Many, perhaps most of the residents, especially those with small children, left home during the fighting. Some returned when advised to do so by senior IDF personnel at the onset of an earlier cease fire. One family that returned included four year old Daniel, whose death became an icon for the region’s suffering. Following that tragedy, many more left, with some demanding an official evacuation of border settlements.

The government refused to evacuate settlements, while offering various kinds of help (money, refuge in protected building, transport away from the area) to individuals wanting to leave. As Finance Minister Lapid explained, the government could not uproot settlements. If it began with small kibbutzim alongside Gaza, next in line will be Sderot, Ashkelon, Ashdod, and eventually Tel Aviv. It’s a principle that should be preserved, even if some individuals suffer great tension or even the loss of life.

Coming up is the beginning of the school year, scheduled for September 1. Most school rooms are not fortified against missiles or mortars.
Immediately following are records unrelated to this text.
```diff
diff --git a/climategan_amd/ops.py b/climategan_amd/ops.py
--- a/climategan_amd/ops.py
+++ b/climategan_amd/ops.py
@@ -1057,9 +1057,27 @@
     return NHWC(dx, dxp.c)
 
 
+def _bn_sums_request(h: dict, d, res_mode: int, dx: torch.Tensor) -> None:
+    x = h["x"]
+    if x.shape != dx.shape or x.dtype != dx.dtype or not x.is_contiguous() or (h["mask"] == 1) != (res_mode >= 2):
+        return
+    lib = _lib.load()
+    ppb = lib.cgan_conv2d_bwd_data_bn_sums_chunk_pixels(C.byref(d), res_mode, _stream())
+    groups, npix = h["groups"], dx.shape[0] * dx.shape[1] * dx.shape[2]
+    if ppb <= 0 or npix % groups or (npix // groups) % ppb:
+        return
+    chunks = npix // groups // ppb
+    partial = _empty((groups, chunks, dx.shape[3], 2), dtype=torch.float32, device=dx.device)
+    req = _lib.BnSumsReq(_ptr(x), _ptr(h["mean"]), _ptr(h["rstd"]), _ptr(h["mean_f"]), _ptr(h["rstd_f"]), _ptr(partial),
+                         partial.nbytes, groups, h["mask"], h["gneg"])
+    _lib.check(lib.cgan_conv2d_bwd_data_bn_sums_next(_stream(), C.byref(req)), "cgan_conv2d_bwd_data_bn_sums_next")
+    h["partial"], h["chunks"], h["dx"] = partial, chunks, dx
+
+
 def conv2d_bwd_data(dy: NHWC, w: torch.Tensor, x_shape, stride=1, pad=0, dilation=1,
                     sigma: Optional[torch.Tensor] = None, pad_mode=PAD_ZERO, add: Optional[NHWC] = None,
-                    prepacked: Optional[DgradPack] = None, relu_out: Optional[NHWC] = None) -> NHWC:
+                    prepacked: Optional[DgradPack] = None, relu_out: Optional[NHWC] = None,
+                    bn_sums: Optional[dict] = None) -> NHWC:
     same = stride == 1 and pad_mode == PAD_ZERO and 2 * pad == dilation * (w.shape[2] - 1) and w.shape[2] == w.shape[3]
     if relu_out is not None:
         if not same:
@@ -1103,6 +1121,8 @@
                    "cgan_conv2d_pack_weight_dgrad")
     dx = _empty((n, h_in, w_in, cs8(c_in)), dtype=dy.t.dtype, device=dy.t.device)
     _conv_ws()
+    if bn_sums is not None and not bn_sums.get("void"):
+        _bn_sums_request(bn_sums, d, (2 if relu_out is not None else 0) + (1 if add is not None else 0), dx)
     if relu_out is not None:
         if relu_out.t.shape != dx.shape or relu_out.t.dtype != dx.dtype or not relu_out.t.is_contiguous():
             raise RuntimeError("conv2d_bwd_data: ``relu_out`` %s does not match dx %s" % (tuple(relu_out.t.shape), tuple(dx.shape)))
diff --git a/include/climategan_hip.h b/include/climategan_hip.h
--- a/include/climategan_hip.h
+++ b/include/climategan_hip.h
@@ -78,6 +78,20 @@
                                    const CganConvDesc* fwd, void* stream);
 int cgan_conv2d_nhwc_bwd_data_add_relu(const void* dy, const void* packed_w_dgrad, const void* dx_add, const void* relu_out,
                                        void* dx, const CganConvDesc* fwd, void* stream);
+typedef struct {
+  const void* x;
+  const float* mean;
+  const float* rstd;
+  const float* fold_mean;
+  const float* fold_rstd;
+  float* partial;
+  size_t partial_bytes;
+  int32_t groups;
+  int32_t mask_src;
+  float gneg;
+} CganBnSumsReq;
+int32_t cgan_conv2d_bwd_data_bn_sums_chunk_pixels(const CganConvDesc* fwd, int32_t res_mode, void* stream);
+int cgan_conv2d_bwd_data_bn_sums_next(void* stream, const CganBnSumsReq* req);
 size_t cgan_conv2d_bwd_weight_workspace_bytes(const CganConvDesc* fwd);
 int cgan_conv2d_nhwc_bwd_weight(const void* x, const void* dy, float* dw_oihw, float* dbias, const CganConvDesc* fwd,
                                 void* workspace, size_t workspace_bytes,
@@ -218,6 +232,10 @@
                                    const float* fold_rstd, void* dx, float* dgamma, float* dbeta, void* dz_out,
                                    int32_t dtype, int64_t npix_total, int32_t c, int32_t groups, int32_t act,
                                    float act_slope, void* workspace, size_t workspace_bytes, void* stream);
+int cgan_batchnorm_act_bwd_from_partials(const void* x, const void* dz, const float* batch_mean, const float* batch_rstd,
+                                         const float* gamma, const float* partial, int32_t chunks, void* dx, float* dgamma,
+                                         float* dbeta, int32_t dtype, int64_t npix_total, int32_t c, int32_t groups,
+                                         void* workspace, size_t workspace_bytes, void* stream);
 int cgan_bce_logits_nhwc(const void* x, int32_t dtype, int64_t npix, int32_t c, float target, float weight,
                          float* loss_accum, void* dx, void* stream);
 int cgan_hinge_nhwc(const void* x, int32_t dtype, int64_t npix, int32_t c, int32_t target_is_real,
```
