#ifndef SZS_MYERS_SHORT_WAVES
#define SZS_MYERS_SHORT_WAVES 1
#endif
constexpr u32 szs_myers_pair_words_k = SZS_PAIR_WORDS_MOST;
template <bool runes_, bool merged_, bool fused_ = false>
__device__ __forceinline__ void myers_short_body(
    szs_string_ref_t const *__restrict__ queries, szs_string_ref_t const *__restrict__ candidates, u32 candidates_count,
    u32 candidate_blocks, u64 *__restrict__ results, u64 results_row_stride, int symmetric, szs_ref_guard_t guard, u32 alphabet,
    u32 blocks_per_group, szs_fused_plan_t const *fused = nullptr) {
    constexpr bool pairs = fused_ && !merged_ && SZS_MYERS_PACK_QUERIES;
    __shared__ __attribute__((aligned(16))) u32 peq[peq_layout<pairs ? szs_myers_pair_words_k : 8, runes_ ? rune_slots_k : byte_rows_k>::total_dwords];
    u32 pairing = 0;
    if constexpr (fused_) {
        static_assert(peq_layout<8, byte_rows_k>::total_dwords >= SZS_FUSED_BINS, "the sort's histogram borrows the masks' LDS");
        if (!fused_prologue(*fused, peq, pairing)) return;
    }
    __shared__ u32 slot_keys[runes_ ? rune_slots_k : 1];
    __shared__ u32 claimed_rows;
    extern __shared__ u32 rows_of_ids[];
    u32 *const keys = runes_ && alphabet ? rows_of_ids : slot_keys;
    u32 query_slot, candidate_group;
    myers_work_item(candidate_blocks, query_slot, candidate_group);
    u32 const all_blocks = (candidates_count + SZS_CANDIDATES_PER_WORKGROUP - 1) / SZS_CANDIDATES_PER_WORKGROUP;
    u32 const first_block = merged_ ? candidate_group * blocks_per_group : candidate_group;
    u32 const blocks_here = !merged_ ? 1u : all_blocks - first_block < blocks_per_group ? all_blocks - first_block : blocks_per_group;
    u32 const candidate_block = first_block + blocks_here - 1;
    szs_string_ref_t query = queries[query_slot];
    if constexpr (fused_) {
        query.address = ((u64)(u32)__builtin_amdgcn_readfirstlane((int)(u32)(query.address >> 32)) << 32) |
                        (u32)__builtin_amdgcn_readfirstlane((int)(u32)query.address);
        query.length = (u32)__builtin_amdgcn_readfirstlane((int)query.length);
        query.index = (u32)__builtin_amdgcn_readfirstlane((int)query.index);
    }
    szs_string_ref_t second = {0, 0, 0};
    bool has_second = false;
    if constexpr (pairs) {
        if (!fused->symmetric) {
            u32 const slots = szs_pair_slots(fused->side[0].count), seconds = szs_pair_seconds(fused->side[0].count);
            if (query_slot < seconds) {
                u32 rule = pairing;
                rule = rule <= seconds ? rule : 0u;
                second = queries[szs_pair_second_rank(rule, query_slot, slots, seconds)];
                second.address = ((u64)(u32)__builtin_amdgcn_readfirstlane((int)(u32)(second.address >> 32)) << 32) |
                                 (u32)__builtin_amdgcn_readfirstlane((int)(u32)second.address);
                second.length = (u32)__builtin_amdgcn_readfirstlane((int)second.length);
                second.index = (u32)__builtin_amdgcn_readfirstlane((int)second.index);
                has_second = true;
            }
        }
    }
    u32 const words = __builtin_amdgcn_readfirstlane(query.length ? (query.length + 31u) / 32u : 1u);
    u32 const second_words = second.length ? (second.length + 31u) / 32u : 1u;
    u32 const pair_words = szs_pair_words_shared(query.length, second.length);
    if constexpr (pairs) {
        if (has_second && szs_pair_shares(pair_words, words, second_words)) {
#define SZS_MYERS_PAIR_BODY(W)                                                                                         \
    case W:                                                                                                            \
        myers_workgroup<W, SZS_MYERS_SHORT_TEXT_DWORDS, false, true>(peq, keys, query, candidates, candidates_count,   \
                                                                     candidate_block, results, results_row_stride,    \
                                                                     symmetric, guard, 0u, nullptr, 1u, second);      \
        return;
            switch (pair_words) {
                SZS_MYERS_PAIR_BODY(1)
                SZS_MYERS_PAIR_BODY(2)
                SZS_MYERS_PAIR_BODY(3)
                SZS_MYERS_PAIR_BODY(4)
                SZS_MYERS_PAIR_BODY(5)
                SZS_MYERS_PAIR_BODY(6)
                SZS_MYERS_PAIR_BODY(7)
                SZS_MYERS_PAIR_BODY(8)
                SZS_MYERS_PAIR_BODY(9)
                SZS_MYERS_PAIR_BODY(10)
            }
#undef SZS_MYERS_PAIR_BODY
        }
    }
#define SZS_MYERS_BODY(W)                                                                                              \
    case W:                                                                                                            \
        myers_workgroup<W, SZS_MYERS_SHORT_TEXT_DWORDS, runes_>(peq, keys, query, candidates, candidates_count,       \
                                                                candidate_block, results, results_row_stride,         \
                                                                symmetric, guard, alphabet, &claimed_rows, blocks_here); \
        break;
    for (u32 turn = 0; turn < (has_second ? 2u : 1u); ++turn) {
        if (turn) {
            __syncthreads();
            query = second;
        }
        switch (turn ? second_words : words) {
            SZS_MYERS_BODY(1)
            SZS_MYERS_BODY(2)
            SZS_MYERS_BODY(3)
            SZS_MYERS_BODY(4)
            SZS_MYERS_BODY(5)
            SZS_MYERS_BODY(6)
            SZS_MYERS_BODY(7)
        default:
            myers_workgroup<8, SZS_MYERS_SHORT_TEXT_DWORDS, runes_>(peq, keys, query, candidates, candidates_count,
                                                                    candidate_block, results, results_row_stride, symmetric, guard,
                                                                    alphabet, &claimed_rows, blocks_here);
            break;
        }
    }
#undef SZS_MYERS_BODY
}

template <bool runes_>
__global__ __launch_bounds__(256, SZS_MYERS_SHORT_WAVES) void levenshtein_myers_short_kernel(
    szs_string_ref_t const *__restrict__ queries, szs_string_ref_t const *__restrict__ candidates, u32 candidates_count,
    u32 candidate_blocks, u64 *__restrict__ results, u64 results_row_stride, int symmetric, szs_ref_guard_t guard, u32 alphabet,
    u32 blocks_per_group) {
    myers_short_body<runes_, false>(queries, candidates, candidates_count, candidate_blocks, results, results_row_stride, symmetric, guard,
                                    alphabet, blocks_per_group);
}

#ifndef SZS_MYERS_FUSED_WAVES
#define SZS_MYERS_FUSED_WAVES 5
#endif
template <bool merged_>
__global__ __launch_bounds__(256, SZS_MYERS_FUSED_WAVES) void levenshtein_myers_short_fused_kernel(szs_fused_plan_t plan, u32 candidate_blocks,
                                                                                                   u64 *results, u64 results_row_stride,
                                                                                                   int layout) {
    szs_ref_guard_t const none = {};
    szs_plan_side_t const &texts = plan.symmetric ? plan.side[0] : plan.side[1];
    myers_short_body<false, merged_, true>(plan.side[0].descending, texts.ascending, texts.count, candidate_blocks, results, results_row_stride,
                                           layout, none, 0u, plan.blocks_per_group, &plan);
}

template <bool runes_>
__global__ __launch_bounds__(256, SZS_MYERS_SHORT_WAVES) void levenshtein_myers_short_merged_kernel(
    szs_string_ref_t const *__restrict__ queries, szs_string_ref_t const *__restrict__ candidates, u32 candidates_count,
    u32 candidate_blocks, u64 *__restrict__ results, u64 results_row_stride, int symmetric, szs_ref_guard_t guard, u32 alphabet,
    u32 blocks_per_group) {
    myers_short_body<runes_, true>(queries, candidates, candidates_count, candidate_blocks, results, results_row_stride, symmetric, guard,
                                   alphabet, blocks_per_group);
}

constexpr int banded_widest_k = 64;
constexpr size_t banded_header_bytes_k = 256;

Schools like other public buildings have sheltered areas, but the media has shown what happens when hundreds of kids have to move from classroom to shelter in 15-90 seconds, depending on location.

Somewhere on the tables of those planning things in the Ministry of Education and IDF’s Homeland Defense are notions for  transporting kids from alongside Gaza; or providing lessons via the Internet.

Given the distrust of Hamas and the onset of the school year, the issue is most relevant up to a radius that includes Ashdod and Beer Sheva, and includes more than one million residents.

Some political leaders of the settlements near Gaza are urging their residents to stay away for at least a few more days, pending what happens with this cease fire.

Still in the air is the frustration of near-Gaza residents due to their feeling of being hostage to occasional and unpredictable attacks of missiles or mortars, depending on maneuvers within and between Hamas and other Islamic fanatics.

Beyond the prime issue of Hamas honoring this cease fire and what happens when Israel most likely rejects its demands for completely open borders, an airport and seaport, Israelis can expect their usual commotion to focus on a return to domestic conflict after a war-time lull of unusual unity. There will be demands for the resignation of the Prime Minister and his government, either for not pursuing the war aggressively enough or delaying an agreement for a cease fire. The left is sure to demand investigations into the actions of the IDF, either collectively or in the case of individual units and commanders said to be responsible for excessive casualties among the Palestinians. International calls for investigations and sanctions will spur domestic responses in one direction or another. Hamas’ initiation of the violence, as well as its use of civilians to protect its fighters and munitions and the summary public executions of those said to be collaborators will figure prominently in Israel’s defense against political aggression.

The multiplicity of worthies wanting to shape UN and other actions–and the competition between them–may delay or defeat the aspirations of one and all. Those itching to influence include clusters of Palestinians, the governments of several Muslim countries, as well as the US, European governments, the European Union, and several components of the UN.

Likely to impact on what happens are the ongoing reactions of international media and numerous governments to the barbarism of Daish and Boko Haram, and renewed violence in Libya. The concern of some western leaders as well as Saudi Arabia and Egypt for the radical Emir of Qatar and his financing for much of the extremism may occupy us for some time, and compete with whatever concern the Palestinians and their friends can generate in behalf of Gaza and against Israel.

There is little hope for peace with Hamas or any other Palestinian group. Best achievable is a period.of relative quiet, like that with the West Bank since 2005 or so. Death and destruction throughout Gaza should have as much effect as anything feasible. It probably does not make any difference exactly when the violence stopped. By agreeing to a cease fire, Hamas said Uncle without pronouncing the word.